For my needs (adjust for your own) I want to run a daily backup and then a weekly clean up job to get rid of old backups.

To do this:

## Daily, 6AM PST backup
0 6 * * * /home/tarsnap-backup.sh mybackup /home/user1 && /home/tarsnap-backup.sh otherbackup /var/log/something/important

## Weekly, 6AM PST clean up of backups older than 7 days
0 6 * * 7 /home/tarsnap-delete.sh mybackup && /home/tarsnap-delete.sh otherbackup

That’ll work just fine. Every day at 6AM PST the backup script will run. Every 7 days at 6AM PST the delete script will run and clean up the old backups.

I went a step further though. I use a service called Dead Man’s Snitch (affiliate link). With this service I make a call to their service when I run a cron job. If that cron job fails to run for any reason and Dead Man’s Snitch won’t get the expected ping from me and they’ll send me an email (or push notification) alerting me to the problem. This is a great addition for something as important as a backup job.

My cron jobs look like this after adding Dead Man’s Snitch:

## Daily, 6AM PST backup
0 6 * * * m=`time ( /home/tarsnap-backup.sh mybackup /home/user1 && /home/tarsnap-backup.sh otherbackup /var/log/something/important &> /dev/null) 2>&1` && curl -d "m=$m" https://nosnch.in/XXXXXXXX

## Weekly, 6AM PST clean up of backups older than 7 days
0 6 * * 7 m=`time ( /home/tarsnap-delete.sh mybackup && /home/tarsnap-delete.sh otherbackup &> /dev/null) 2>&1` && curl -d "m=$m" https://nosnch.in/XXXXXXXX

Definitely a bit more going on. Let’s take look.
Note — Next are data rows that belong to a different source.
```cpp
namespace roft {
int set_last_error(int code, const std::string& msg) { return fail(code, msg); }

int device_cu_count()
{
    static std::mutex mu;
    static std::vector<int> cus;
    int dev = 0;
// ... 536 lines not shown
    auto bail = [&](int code, const std::string& msg) { delete o; return fail(code, msg); };
    if (d->mesh.n_verts > 0 && d->mesh.n_tris > 0) {
        if (!d->mesh.verts || !d->mesh.tris) return bail(ROFT_ERR_INVALID, "mesh: null vertex or triangle array");
        for (size_t i = 0; i < (size_t)3 * d->mesh.n_tris; ++i)
            if (d->mesh.tris[i] < 0 || d->mesh.tris[i] >= d->mesh.n_verts)
                return bail(ROFT_ERR_INVALID, "mesh: triangle " + std::to_string(i / 3) + " refers to vertex " + std::to_string(d->mesh.tris[i]) +
                                                  " of " + std::to_string(d->mesh.n_verts));
        PreparedMesh pm;
        if (e->cfg.render_mode == ROFT_RENDER_CONTRACT) prepare_mesh(d->mesh.verts, d->mesh.n_verts, d->mesh.tris, d->mesh.n_tris, pm);
        hipError_t err = o->verts.ensure((size_t)3 * d->mesh.n_verts);
        if (err == hipSuccess) err = o->tris.ensure((size_t)3 * d->mesh.n_tris);
        if (err == hipSuccess && pm.closed) err = o->tri_flip.ensure((size_t)d->mesh.n_tris);
        if (err == hipSuccess) err = hipMemcpy(o->verts.p, d->mesh.verts, sizeof(float) * 3 * d->mesh.n_verts, hipMemcpyHostToDevice);
        if (err == hipSuccess) err = hipMemcpy(o->tris.p, pm.tris(d->mesh.tris), sizeof(int32_t) * 3 * d->mesh.n_tris, hipMemcpyHostToDevice);
        if (err == hipSuccess && pm.closed) err = hipMemcpy(o->tri_flip.p, pm.flip.data(), (size_t)d->mesh.n_tris, hipMemcpyHostToDevice);
        if (err != hipSuccess) return bail(ROFT_ERR_DEVICE, std::string("mesh upload: ") + hipGetErrorString(err));
        p.verts = o->verts.p; p.tris = o->tris.p;
        p.tri_flip = pm.closed ? o->tri_flip.p : nullptr;
        p.n_verts = d->mesh.n_verts; p.n_tris = d->mesh.n_tris;
    } else if (e->cfg.outlier_rejection && e->cfg.use_pose) {
        return bail(ROFT_ERR_INVALID, "outlier rejection needs a mesh");
    }
    ObjState* st = new ObjState();
    init_state(*st);
    for (int i = 0; i < 6; ++i) { st->v_mean[i] = d->v_mean0[i]; st->v_cov[i * 6 + i] = d->v_cov0_diag[i]; }
    PoseBelief b{};
    for (int i = 0; i < 13; ++i) b.mean[i] = d->p_mean0[i];
    for (int i = 0; i < 12; ++i) b.cov[i * 12 + i] = d->p_cov0_diag[i];
    st->belief[B_LIN0] = b;
    st->belief[B_LIN1] = b;
    st->belief[B_PRED] = st->belief[B_PRED + 1] = b;
    hipError_t err = hipMemcpy(e->arr.params.p + id, &p, sizeof(p), hipMemcpyHostToDevice);
    if (err == hipSuccess) err = hipMemcpy(e->arr.state.p + id, st, sizeof(ObjState), hipMemcpyHostToDevice);
// ... 13 lines not shown
```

With m=’time (…..’  we’re measuring the time each of our jobs take to run and then assigning that value to the m variable.  After the job completes we then do a curl to Dead Man’s Snitch passing the m variable.  On the Dead Man’s Snitch website you’ll get output like this:

2014-08-02 16:31:08 UTC real 1m15.358s user 0m0.878s sys 0m0.083s

This indicates the job completed in roughly 1 minute and 15 seconds. If the job fails to run for whatever reason Dead Man Snitch will alert you.

Wrap up:

So that’s it. At this point I am considering bumping out the clean up job to keep 30 days of backups potentially instead of 7 days. You could also get fancy and do things like keep 7 daily backups, keep a months worth of Sunday backups to have “weekly” restore points, and then keep 12 backups from the 1st of each month to have a “monthly” restore point. Go nuts with it. Please share if you expand on my extremely basic scripts.

As mentioned in “disclaimer 1” — I’m sure there’s a better way to do much of this. Hell, I’m sure I’m doing at least 1 dumb thing in this process. I’d be more than happy to hear any feedback, suggestions, and even some trolling on this post.